Data items:
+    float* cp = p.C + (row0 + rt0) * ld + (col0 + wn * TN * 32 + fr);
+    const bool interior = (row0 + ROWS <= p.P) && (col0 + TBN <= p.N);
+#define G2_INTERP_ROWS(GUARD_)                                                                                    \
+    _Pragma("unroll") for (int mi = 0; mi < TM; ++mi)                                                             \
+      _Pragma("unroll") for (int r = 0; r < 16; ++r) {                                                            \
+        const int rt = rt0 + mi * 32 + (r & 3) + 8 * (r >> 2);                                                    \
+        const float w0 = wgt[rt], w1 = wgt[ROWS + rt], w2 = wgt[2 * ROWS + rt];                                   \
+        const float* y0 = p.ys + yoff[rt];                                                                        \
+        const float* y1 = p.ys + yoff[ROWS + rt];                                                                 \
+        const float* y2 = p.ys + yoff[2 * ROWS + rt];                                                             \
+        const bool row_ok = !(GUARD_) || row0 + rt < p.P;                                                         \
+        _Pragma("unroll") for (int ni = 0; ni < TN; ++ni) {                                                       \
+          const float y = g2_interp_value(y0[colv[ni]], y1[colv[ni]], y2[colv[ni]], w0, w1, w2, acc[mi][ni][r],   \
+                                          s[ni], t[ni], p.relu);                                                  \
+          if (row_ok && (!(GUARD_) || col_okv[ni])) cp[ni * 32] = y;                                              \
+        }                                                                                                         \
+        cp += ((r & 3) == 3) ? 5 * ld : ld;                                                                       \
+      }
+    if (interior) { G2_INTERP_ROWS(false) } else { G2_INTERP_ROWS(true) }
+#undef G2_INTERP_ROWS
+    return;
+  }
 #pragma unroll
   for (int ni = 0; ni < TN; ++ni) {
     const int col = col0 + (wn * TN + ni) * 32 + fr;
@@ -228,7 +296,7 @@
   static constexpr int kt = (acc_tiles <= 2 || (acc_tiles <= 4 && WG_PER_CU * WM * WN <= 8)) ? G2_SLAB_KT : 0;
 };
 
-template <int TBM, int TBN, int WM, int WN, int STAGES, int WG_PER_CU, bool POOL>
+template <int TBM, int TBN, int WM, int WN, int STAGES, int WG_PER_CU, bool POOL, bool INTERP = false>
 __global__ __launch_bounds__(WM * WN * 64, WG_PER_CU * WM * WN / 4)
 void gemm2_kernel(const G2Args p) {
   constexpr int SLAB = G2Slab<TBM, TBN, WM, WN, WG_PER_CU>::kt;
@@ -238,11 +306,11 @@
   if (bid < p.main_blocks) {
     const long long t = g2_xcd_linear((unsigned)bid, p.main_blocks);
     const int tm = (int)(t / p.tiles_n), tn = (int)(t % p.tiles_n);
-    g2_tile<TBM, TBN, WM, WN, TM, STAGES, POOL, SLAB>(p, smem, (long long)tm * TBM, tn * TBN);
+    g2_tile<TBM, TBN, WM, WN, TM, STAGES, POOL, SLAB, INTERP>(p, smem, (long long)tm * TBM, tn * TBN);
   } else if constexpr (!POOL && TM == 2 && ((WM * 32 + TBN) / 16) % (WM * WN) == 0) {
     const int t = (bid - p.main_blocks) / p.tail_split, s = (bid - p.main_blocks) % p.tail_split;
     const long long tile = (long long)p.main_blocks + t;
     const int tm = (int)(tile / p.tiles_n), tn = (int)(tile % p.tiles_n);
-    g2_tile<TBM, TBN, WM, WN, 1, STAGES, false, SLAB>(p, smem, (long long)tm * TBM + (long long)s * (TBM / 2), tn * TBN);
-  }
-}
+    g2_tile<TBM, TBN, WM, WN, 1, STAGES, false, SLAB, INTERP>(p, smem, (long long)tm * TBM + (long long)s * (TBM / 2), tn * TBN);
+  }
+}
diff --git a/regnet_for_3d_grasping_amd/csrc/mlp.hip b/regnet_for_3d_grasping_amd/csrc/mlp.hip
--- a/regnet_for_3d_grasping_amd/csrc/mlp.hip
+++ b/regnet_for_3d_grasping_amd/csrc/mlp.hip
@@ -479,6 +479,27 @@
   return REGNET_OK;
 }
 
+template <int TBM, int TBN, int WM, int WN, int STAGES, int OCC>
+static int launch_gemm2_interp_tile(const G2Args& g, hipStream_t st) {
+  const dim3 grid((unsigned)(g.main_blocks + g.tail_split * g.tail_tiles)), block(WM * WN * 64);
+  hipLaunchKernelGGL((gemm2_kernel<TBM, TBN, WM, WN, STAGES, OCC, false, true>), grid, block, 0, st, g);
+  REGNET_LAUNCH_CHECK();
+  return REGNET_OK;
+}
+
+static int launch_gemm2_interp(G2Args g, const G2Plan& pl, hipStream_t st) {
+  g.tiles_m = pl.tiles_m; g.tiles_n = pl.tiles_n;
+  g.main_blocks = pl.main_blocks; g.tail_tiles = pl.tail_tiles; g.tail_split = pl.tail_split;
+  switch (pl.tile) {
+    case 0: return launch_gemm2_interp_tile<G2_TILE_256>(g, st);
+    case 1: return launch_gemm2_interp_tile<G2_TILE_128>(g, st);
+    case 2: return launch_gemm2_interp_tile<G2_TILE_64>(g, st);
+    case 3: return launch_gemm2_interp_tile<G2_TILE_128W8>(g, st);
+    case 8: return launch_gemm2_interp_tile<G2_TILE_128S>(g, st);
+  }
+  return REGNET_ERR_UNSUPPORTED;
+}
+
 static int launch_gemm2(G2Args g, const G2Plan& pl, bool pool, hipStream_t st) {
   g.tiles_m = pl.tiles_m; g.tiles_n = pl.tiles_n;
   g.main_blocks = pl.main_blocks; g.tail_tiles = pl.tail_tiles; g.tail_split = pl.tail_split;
==
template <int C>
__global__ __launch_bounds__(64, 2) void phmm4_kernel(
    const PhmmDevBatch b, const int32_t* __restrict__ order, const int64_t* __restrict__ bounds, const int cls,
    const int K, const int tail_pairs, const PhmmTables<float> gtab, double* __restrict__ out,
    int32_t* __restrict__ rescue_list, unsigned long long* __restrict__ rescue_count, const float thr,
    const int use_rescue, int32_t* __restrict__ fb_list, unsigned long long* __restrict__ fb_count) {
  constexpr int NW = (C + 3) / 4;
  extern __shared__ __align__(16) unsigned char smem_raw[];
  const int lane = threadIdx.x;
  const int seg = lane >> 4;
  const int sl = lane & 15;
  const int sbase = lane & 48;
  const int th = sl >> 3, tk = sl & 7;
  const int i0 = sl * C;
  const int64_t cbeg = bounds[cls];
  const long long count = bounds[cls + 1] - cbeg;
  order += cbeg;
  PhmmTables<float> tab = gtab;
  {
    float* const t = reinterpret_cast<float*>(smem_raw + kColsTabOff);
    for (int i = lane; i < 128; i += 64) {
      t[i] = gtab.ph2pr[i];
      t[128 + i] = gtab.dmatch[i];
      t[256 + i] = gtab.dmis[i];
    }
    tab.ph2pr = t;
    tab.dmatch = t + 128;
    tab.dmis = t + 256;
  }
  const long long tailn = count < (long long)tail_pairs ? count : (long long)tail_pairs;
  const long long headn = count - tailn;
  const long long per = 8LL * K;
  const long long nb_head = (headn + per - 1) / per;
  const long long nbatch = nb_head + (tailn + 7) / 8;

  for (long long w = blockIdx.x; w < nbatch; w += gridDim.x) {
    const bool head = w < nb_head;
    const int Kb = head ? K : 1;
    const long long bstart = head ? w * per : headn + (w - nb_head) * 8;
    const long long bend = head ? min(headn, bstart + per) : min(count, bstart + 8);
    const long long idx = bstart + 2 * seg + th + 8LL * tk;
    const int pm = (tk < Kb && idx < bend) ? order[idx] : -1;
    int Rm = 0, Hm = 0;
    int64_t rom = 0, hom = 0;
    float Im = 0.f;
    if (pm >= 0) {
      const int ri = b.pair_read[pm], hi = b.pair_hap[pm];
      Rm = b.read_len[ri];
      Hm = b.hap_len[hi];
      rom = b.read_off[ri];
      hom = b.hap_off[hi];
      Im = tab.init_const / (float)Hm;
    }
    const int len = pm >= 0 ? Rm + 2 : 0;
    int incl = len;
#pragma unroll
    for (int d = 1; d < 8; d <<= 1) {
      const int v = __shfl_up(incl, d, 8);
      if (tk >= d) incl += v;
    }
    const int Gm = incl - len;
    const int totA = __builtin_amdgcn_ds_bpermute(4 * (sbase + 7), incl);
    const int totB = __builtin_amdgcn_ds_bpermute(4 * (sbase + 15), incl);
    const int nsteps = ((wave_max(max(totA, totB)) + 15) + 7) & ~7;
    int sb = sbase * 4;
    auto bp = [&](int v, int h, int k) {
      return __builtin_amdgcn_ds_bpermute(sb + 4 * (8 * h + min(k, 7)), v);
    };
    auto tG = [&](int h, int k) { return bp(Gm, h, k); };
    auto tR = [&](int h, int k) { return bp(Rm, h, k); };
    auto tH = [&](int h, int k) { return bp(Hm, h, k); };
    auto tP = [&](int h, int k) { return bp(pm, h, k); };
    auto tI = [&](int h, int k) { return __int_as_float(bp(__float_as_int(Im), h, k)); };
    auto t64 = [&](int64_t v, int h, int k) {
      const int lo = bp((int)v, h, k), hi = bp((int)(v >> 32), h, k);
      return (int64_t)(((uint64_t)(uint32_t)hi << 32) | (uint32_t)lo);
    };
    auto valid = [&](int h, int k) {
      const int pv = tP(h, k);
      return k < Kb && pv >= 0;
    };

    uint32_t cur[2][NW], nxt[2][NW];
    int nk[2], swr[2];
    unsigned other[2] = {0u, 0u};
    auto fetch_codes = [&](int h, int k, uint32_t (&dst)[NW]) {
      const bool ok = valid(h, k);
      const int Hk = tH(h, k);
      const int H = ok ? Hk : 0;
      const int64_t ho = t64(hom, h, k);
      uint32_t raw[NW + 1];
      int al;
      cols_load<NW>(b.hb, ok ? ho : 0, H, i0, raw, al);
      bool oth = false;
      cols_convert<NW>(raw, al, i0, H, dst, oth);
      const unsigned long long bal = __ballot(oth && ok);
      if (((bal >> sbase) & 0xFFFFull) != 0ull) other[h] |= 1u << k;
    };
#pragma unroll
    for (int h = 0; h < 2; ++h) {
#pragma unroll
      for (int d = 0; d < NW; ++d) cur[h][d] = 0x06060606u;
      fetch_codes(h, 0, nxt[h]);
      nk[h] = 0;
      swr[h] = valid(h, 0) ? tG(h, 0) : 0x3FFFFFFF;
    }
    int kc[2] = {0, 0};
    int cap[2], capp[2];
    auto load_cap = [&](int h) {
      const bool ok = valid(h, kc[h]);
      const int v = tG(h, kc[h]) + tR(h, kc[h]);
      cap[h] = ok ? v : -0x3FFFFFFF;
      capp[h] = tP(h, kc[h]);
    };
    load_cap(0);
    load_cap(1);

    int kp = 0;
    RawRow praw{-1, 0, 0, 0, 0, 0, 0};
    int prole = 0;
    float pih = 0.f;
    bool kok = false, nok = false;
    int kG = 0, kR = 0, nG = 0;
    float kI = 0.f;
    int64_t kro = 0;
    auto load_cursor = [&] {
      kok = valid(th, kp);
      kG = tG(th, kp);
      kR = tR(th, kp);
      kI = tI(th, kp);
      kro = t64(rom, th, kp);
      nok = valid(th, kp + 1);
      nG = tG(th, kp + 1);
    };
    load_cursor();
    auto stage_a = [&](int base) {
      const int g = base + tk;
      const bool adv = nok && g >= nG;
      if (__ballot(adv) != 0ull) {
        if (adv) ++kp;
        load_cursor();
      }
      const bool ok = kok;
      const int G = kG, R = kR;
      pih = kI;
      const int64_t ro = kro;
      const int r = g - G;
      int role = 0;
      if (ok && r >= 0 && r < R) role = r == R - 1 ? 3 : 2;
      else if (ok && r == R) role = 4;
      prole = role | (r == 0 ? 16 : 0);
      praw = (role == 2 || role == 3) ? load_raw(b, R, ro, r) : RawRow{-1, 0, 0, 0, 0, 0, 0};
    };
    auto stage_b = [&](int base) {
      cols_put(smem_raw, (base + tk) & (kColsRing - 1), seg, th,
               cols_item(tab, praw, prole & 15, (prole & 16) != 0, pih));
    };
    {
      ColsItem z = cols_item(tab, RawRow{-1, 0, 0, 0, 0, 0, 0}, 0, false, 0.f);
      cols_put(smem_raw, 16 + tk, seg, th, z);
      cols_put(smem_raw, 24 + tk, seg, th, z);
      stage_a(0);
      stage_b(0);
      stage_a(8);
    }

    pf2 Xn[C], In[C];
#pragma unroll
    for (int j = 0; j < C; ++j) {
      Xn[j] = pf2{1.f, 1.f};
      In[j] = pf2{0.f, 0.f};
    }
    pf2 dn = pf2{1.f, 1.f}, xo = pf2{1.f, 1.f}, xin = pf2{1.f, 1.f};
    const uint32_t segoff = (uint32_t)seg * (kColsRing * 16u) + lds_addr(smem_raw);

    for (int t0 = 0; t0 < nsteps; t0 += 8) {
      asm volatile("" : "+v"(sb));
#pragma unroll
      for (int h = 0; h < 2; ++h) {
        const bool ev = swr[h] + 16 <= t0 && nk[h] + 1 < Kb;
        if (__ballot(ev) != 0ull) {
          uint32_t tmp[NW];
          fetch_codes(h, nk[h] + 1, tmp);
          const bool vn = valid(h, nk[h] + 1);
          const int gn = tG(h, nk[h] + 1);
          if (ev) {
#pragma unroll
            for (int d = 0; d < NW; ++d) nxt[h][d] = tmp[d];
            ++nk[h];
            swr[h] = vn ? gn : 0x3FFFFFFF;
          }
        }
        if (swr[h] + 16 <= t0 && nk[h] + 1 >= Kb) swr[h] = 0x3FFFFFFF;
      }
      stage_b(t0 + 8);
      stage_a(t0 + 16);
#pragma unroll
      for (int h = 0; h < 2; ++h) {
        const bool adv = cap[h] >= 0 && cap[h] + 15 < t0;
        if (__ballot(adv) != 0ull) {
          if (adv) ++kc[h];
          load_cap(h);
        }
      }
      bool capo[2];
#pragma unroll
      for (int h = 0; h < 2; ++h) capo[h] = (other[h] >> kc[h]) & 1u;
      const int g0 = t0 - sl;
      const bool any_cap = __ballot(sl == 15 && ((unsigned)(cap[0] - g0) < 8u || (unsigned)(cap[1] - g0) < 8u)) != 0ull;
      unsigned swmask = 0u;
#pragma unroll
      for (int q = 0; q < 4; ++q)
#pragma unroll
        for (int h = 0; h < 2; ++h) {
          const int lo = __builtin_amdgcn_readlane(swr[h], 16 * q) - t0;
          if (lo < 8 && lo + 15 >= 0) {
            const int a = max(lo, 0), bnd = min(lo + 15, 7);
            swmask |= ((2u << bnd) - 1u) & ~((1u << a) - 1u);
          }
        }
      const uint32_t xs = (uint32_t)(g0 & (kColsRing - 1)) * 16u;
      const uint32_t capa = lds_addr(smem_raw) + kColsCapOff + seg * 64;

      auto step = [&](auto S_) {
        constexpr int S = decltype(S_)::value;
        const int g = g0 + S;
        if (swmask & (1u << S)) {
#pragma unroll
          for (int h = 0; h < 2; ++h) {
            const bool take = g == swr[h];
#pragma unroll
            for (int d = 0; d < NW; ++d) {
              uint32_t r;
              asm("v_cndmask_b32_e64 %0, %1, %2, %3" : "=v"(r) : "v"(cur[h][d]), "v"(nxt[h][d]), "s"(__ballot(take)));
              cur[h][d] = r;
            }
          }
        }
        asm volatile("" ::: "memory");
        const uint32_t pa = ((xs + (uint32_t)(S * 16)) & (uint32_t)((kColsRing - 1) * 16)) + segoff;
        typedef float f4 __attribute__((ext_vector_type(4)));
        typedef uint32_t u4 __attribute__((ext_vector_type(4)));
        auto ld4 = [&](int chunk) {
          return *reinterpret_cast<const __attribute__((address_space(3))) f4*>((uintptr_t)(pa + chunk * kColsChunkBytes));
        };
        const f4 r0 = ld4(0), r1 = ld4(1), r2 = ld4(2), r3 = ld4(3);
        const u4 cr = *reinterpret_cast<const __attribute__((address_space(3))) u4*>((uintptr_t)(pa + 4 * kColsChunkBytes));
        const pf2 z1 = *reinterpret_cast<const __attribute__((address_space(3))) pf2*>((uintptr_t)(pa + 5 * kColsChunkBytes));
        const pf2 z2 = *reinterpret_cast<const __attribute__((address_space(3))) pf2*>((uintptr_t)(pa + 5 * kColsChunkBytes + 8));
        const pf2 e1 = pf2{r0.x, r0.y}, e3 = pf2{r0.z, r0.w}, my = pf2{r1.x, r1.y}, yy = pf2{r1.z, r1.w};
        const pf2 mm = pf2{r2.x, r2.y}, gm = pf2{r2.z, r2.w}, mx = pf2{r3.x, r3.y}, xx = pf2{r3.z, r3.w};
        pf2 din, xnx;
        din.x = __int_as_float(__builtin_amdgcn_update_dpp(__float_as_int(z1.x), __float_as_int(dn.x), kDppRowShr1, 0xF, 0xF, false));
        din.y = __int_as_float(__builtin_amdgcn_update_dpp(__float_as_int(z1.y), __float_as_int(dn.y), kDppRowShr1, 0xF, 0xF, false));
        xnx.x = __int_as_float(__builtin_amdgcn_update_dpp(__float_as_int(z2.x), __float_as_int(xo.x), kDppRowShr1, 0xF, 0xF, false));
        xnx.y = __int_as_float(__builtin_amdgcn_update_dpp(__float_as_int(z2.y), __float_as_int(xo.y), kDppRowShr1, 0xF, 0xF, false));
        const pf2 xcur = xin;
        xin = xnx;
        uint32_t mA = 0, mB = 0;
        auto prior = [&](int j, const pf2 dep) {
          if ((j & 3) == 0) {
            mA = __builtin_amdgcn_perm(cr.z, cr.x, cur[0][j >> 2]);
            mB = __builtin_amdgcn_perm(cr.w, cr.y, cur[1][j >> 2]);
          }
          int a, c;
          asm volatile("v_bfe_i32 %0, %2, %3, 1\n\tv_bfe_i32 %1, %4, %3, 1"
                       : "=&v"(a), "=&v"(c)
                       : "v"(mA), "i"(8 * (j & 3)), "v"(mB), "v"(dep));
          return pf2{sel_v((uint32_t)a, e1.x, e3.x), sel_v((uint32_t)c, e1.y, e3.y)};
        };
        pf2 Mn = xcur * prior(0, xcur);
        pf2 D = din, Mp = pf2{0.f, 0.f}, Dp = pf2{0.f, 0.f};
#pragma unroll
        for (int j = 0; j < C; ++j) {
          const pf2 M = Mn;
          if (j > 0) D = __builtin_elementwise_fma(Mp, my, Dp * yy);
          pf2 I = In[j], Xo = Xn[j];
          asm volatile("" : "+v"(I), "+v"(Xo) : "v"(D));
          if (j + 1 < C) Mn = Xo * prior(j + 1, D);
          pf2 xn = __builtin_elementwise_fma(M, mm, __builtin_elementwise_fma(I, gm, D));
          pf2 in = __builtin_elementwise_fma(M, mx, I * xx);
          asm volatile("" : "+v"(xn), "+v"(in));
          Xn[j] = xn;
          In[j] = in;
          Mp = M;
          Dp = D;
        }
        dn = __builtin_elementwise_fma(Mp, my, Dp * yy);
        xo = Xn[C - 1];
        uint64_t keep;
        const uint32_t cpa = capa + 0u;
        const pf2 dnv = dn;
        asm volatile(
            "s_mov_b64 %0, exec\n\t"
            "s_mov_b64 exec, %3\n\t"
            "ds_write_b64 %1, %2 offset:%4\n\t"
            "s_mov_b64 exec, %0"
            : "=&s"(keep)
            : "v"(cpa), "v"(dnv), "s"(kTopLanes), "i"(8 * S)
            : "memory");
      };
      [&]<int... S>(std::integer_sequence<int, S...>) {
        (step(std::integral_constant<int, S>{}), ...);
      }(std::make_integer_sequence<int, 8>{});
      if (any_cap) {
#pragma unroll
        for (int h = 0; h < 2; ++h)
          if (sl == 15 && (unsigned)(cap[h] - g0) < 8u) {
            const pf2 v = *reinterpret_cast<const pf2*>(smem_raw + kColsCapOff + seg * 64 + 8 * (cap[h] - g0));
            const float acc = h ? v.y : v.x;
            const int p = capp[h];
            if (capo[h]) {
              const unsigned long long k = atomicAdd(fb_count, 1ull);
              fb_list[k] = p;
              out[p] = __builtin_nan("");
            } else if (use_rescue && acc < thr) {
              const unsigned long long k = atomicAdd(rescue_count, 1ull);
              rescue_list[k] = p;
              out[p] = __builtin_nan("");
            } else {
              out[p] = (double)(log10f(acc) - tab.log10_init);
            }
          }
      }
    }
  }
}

**ACTIVITY**
Within the data above, filter for lines containing the word "other" and copy each one.

**ANSWER SPACE**
    unsigned other[2] = {0u, 0u};
      if (((bal >> sbase) & 0xFFFFull) != 0ull) other[h] |= 1u << k;
      for (int h = 0; h < 2; ++h) capo[h] = (other[h] >> kc[h]) & 1u;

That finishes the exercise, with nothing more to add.